第11章 裏で動いた恋模様
‐りらside‐
なんとなく、だけど。
昨日の話の中で、赤葦さんの気持ちを変えたのは、みつじゃないかと思っていた。
それが、今、確信に変わった。
ヒント側の私と赤葦さんだけが知る、自分チームの味方に取らせる単語情報。
赤葦さんが、みつに取らせたがっている3枚は…指輪、ドレス、教会。
多分、これが赤葦さん側にいくように仕組んでいた。
なんて、回りくどい告白なんだろうか。
いや、この内容だとプロポーズだ。
「みつ、自分に絶対当てはまらないもの、排除したら。」
意味が分からない顔で悩み続けているみつに助け船を出した。
教会はともかくとして、指輪だったり、ドレスだったりは、女性を連想するから、すぐに省く事はしないだろう。
その2つが分かれば、きっと教会に繋がる。
お父さんが、ムッとした顔をしたけど無視をした。
「パイロット、ミサイル…は、違う。南極…も、ない。」
ぶつぶつと、テーブル上に残った単語を呟いて、仕分けをしているみつの姿。
やっと気付いたのか、呟きの声が止まって、赤葦さんの方を向いた顔は、分かりやすく真っ赤になっていた。
「お父さん、帰りましょう。」
「何でだ?」
「私は、馬に蹴られたく無いので。」
席を立って、父親にも起立を促す。
私の台詞で、何か思い当たる節があったのか、笑顔を浮かべて立ってくれた。
帰り道で聞いた話。
本日、赤葦さんから呼び出された父は、娘さんの面倒を俺に見させて下さい、なんて言われたらしい。

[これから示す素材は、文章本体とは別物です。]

+            if ((sb ? rg.z : rg.x) >= thi) hi = mid; else lo = mid + 1;
+        }
+        c[r] = lo - p0[r];
+    }
+    int off[TK_HROUNDS], total = 0;
+#pragma unroll
+    for (int r = 0; r < TK_HROUNDS; ++r) {
+        int incl = c[r];
+#pragma unroll
+        for (int o = 1; o < 64; o <<= 1) {
+            const int v = __shfl_up(incl, o, 64);
+            if (lane >= o) incl += v;
+        }
+        off[r] = total + incl - c[r];
+        total += __shfl(incl, 63, 64);
     }
     if (total > KEYCAP) {
-        if (tid == 0) tcnt[tile] = -1;
+        if (lane == 0) tcnt[tile] = -1;
         return;
     }
-    if (tid < nhit) hoff[tid] = woff + incl - c;
-    __syncthreads();
-    {
-        const int w = tid < nhit ? hits[tid] / SEGWIN : INT32_MAX;
-        const bool first = tid < nhit && (tid == 0 || hits[tid - 1] / SEGWIN != w);
-        const bool last = tid < nhit && (tid == nhit - 1 || hits[tid + 1] / SEGWIN != w);
-        int st = first ? woff + incl - c : INT32_MIN;
-        int en = last ? woff + incl : INT32_MAX;
+    int st[TK_HROUNDS], en[TK_HROUNDS];
+#pragma unroll
+    for (int r = 0; r < TK_HROUNDS; ++r) {
+        const int i = r * 64 + lane;
+        const bool in = i < nhit;
+        const int w = sg[r] / SEGWIN;
+        const bool first = in && (i == 0 || hits[i - 1] / SEGWIN != w);
+        const bool last = in && (i == nhit - 1 || hits[i + 1] / SEGWIN != w);
+        st[r] = first ? off[r] : INT32_MIN;
+        en[r] = last ? off[r] + c[r] : INT32_MAX;
 #pragma unroll
         for (int o = 1; o < 64; o <<= 1) {
-            const int vs = __shfl_up(st, o, 64), ve = __shfl_down(en, o, 64);
-            if (lane >= o) st = max(st, vs);
-            if (lane + o < 64) en = min(en, ve);
-        }
-        if (lane == 63) hws[wave] = st;
-        if (lane == 0) hwt[wave] = en;
-        __syncthreads();
-        for (int v = 0; v < wave; ++v) st = max(st, hws[v]);
-        for (int v = NWAVE - 1; v > wave; --v) en = min(en, hwt[v]);
-        __syncthreads();
-        if (tid < nhit) {
-            hws[tid] = st;
-            hwt[tid] = en - st;
-        }
-    }
-    __syncthreads();
+            const int vs = __shfl_up(st[r], o, 64), ve = __shfl_down(en[r], o, 64);
+            if (lane >= o) st[r] = max(st[r], vs);
+            if (lane + o < 64) en[r] = min(en[r], ve);
+        }
+    }
+#pragma unroll
+    for (int r = 1; r < TK_HROUNDS; ++r) st[r] = max(st[r], __shfl(st[r - 1], 63, 64));
+#pragma unroll
+    for (int r = TK_HROUNDS - 2; r >= 0; --r) en[r] = min(en[r], __shfl(en[r + 1], 0, 64));
+#pragma unroll
+    for (int r = 0; r < TK_HROUNDS; ++r) {
+        const int i = r * 64 + lane;
+        if (i < nhit) {
+            const bool fwd = info[r].z > 0;
+            hoff[i] = off[r];
+            hrec[i] = fwd ? info[r].x + p0[r] - off[r] : info[r].x + info[r].y - 1 - p0[r] + off[r];
+            hwin[i] = st[r] | ((en[r] - st[r]) << HW_BITS) | ((fwd ? 1 : 0) << HW_DIR) |
+                      (info[r].w << HW_SB);
+        }
+    }
+    wave_lds_sync();
     uint32_t* out = tkeys + (size_t)tile * KEYCAP;
-    for (int g = tid; g < total; g += TILE) {
+    for (int g = lane; g < total; g += 64) {
         int lo = 0, hi = nhit - 1;
         while (lo < hi) {
             const int mid = (lo + hi + 1) >> 1;
             if (hoff[mid] <= g) lo = mid; else hi = mid - 1;
         }
-        const int4 info = hinfo[lo];
-        const int p = hp0[lo] + (g - hoff[lo]);
-        const int j = info.z > 0 ? p : info.y - 1 - p;
-        const int ws = hws[lo], take = hwt[lo];
+        const int hw = hwin[lo];
+        const int rec = ((hw >> HW_DIR) & 1) ? hrec[lo] + g : hrec[lo] - g;
+        const int ws = hw & HW_MASK, take = (hw >> HW_BITS) & HW_MASK;
         const int P = (take % 97) ? 97 : 101;
         out[ws + (int)(((unsigned)(g - ws) * (unsigned)P) % (unsigned)take)] =
-            ((uint32_t)(info.x + j) << 1) | (uint32_t)info.w;
-    }
-    if (tid == 0) tcnt[tile] = total;
+            ((uint32_t)rec << 1) | (uint32_t)((hw >> HW_SB) & 1);
+    }
+    if (lane == 0) tcnt[tile] = total;
 }
 __global__ __launch_bounds__(TILE) void k_tile_keys(const PrepBatch B) {
     PREP_WALKER(B);
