+                            {L->Pp.rowptr, cd ? L->Pp.cc.ccol : nullptr, L->Pp.col, L->Pp.val, L->Pp.nrows, L->Pp.nnz, &L->Pp.sc},
+                            {L->Rp.rowptr, cd ? L->Rp.cc.ccol : nullptr, L->Rp.col, L->Rp.val, L->Rp.nrows, L->Rp.nnz, &L->Rp.sc}};
+      for (int which : {AMGH_OP_A, AMGH_OP_R, AMGH_OP_P}) {
+        const Cand& c = cand[which];
+        if (timed) RC_TRY(sell_build(c.rowptr, c.ccol, c.col, c.val, c.nrows, c.nnz, c.sc, h->stream, which == AMGH_OP_R ? 1 : -1));
+        else RC_TRY(build_op(c.rowptr, c.ccol, c.col, c.val, c.nrows, c.nnz, c.sc, which));
+      }
+      if (timed) {
         real* ty = nullptr;
         RC_TRY(dev_alloc(&ty, L->n));
         int rc = AMGH_OK;
         if (hipMemsetAsync(ty, 0, sizeof(real) * L->n, h->stream) != hipSuccess || hipMemsetAsync(L->res, 0, sizeof(real) * L->n, h->stream) != hipSuccess ||
             hipMemsetAsync(L->cx, 0, sizeof(real) * L->nc, h->stream) != hipSuccess) rc = -1001;
-        const real* val = L->lo_val ? L->lo_val : g->val;
         auto run = [&](int which) -> int {
           if (which == AMGH_OP_A) return raw_apply(M_RESID, g->rowptr, g->col, val, L->n, L->res, L->n, L->res, L->n, ty, L->n, h->stream, 1, &L->lo_cc, &L->lo_sc);
           if (which == AMGH_OP_R) return csr_apply(&L->Rp, M_SPMV, L->res, nullptr, L->cb, h->stream, 1, true);
           return raw_apply(M_ADD, L->Pp.rowptr, L->Pp.col, L->Pp.val, L->n, L->cx, L->nc, nullptr, 0, ty, L->n, h->stream, 1, &L->Pp.cc, &L->Pp.sc);
         };
+        auto time4 = [&](int which, double* ms) -> int {
+          int r = run(which);
+          if (r == AMGH_OK && hipEventRecord(h->t0, h->stream) != hipSuccess) r = -1001;
+          for (int k = 0; k < 4 && r == AMGH_OK; ++k) r = run(which);
+          float t = 0.f;
+          if (r == AMGH_OK && (hipEventRecord(h->t1, h->stream) != hipSuccess || hipEventSynchronize(h->t1) != hipSuccess ||
+                               hipEventElapsedTime(&t, h->t0, h->t1) != hipSuccess)) r = -1001;
+          *ms = t;
+          return r;
+        };
         const int keep = g_sell_stream;
         for (int which : {AMGH_OP_A, AMGH_OP_R, AMGH_OP_P}) {
-          SellCols* sc = which == AMGH_OP_A ? &L->lo_sc : which == AMGH_OP_R ? &L->Rp.sc : &L->Pp.sc;
-          if (!sc->w || (which == AMGH_OP_R ? L->Rp.nrows : L->n) < (1 << 18)) continue;
-          double ms[2] = {0, 0};
-          for (int v = 0; v < 2 && rc == AMGH_OK; ++v) {
-            g_sell_stream = v;
-            rc = run(which);
-            if (rc == AMGH_OK && hipEventRecord(h->t0, h->stream) != hipSuccess) rc = -1001;
-            for (int r = 0; r < 4 && rc == AMGH_OK; ++r) rc = run(which);
-            float t = 0.f;
-            if (rc == AMGH_OK && (hipEventRecord(h->t1, h->stream) != hipSuccess || hipEventSynchronize(h->t1) != hipSuccess ||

だから、最初はその娘が私の方だと思っていたようで、なんとか上手くいかせようとしていた、との事。
お気に入りである赤葦さんが、義理の息子になるかも知れない可能性は喜ばしいようで。
相手が、どの娘かは関係が無かったみたいだ。
そんな訳で、妙にご機嫌の良い父が手伝いをしている店に着いてきてしまったのは、また別のお話。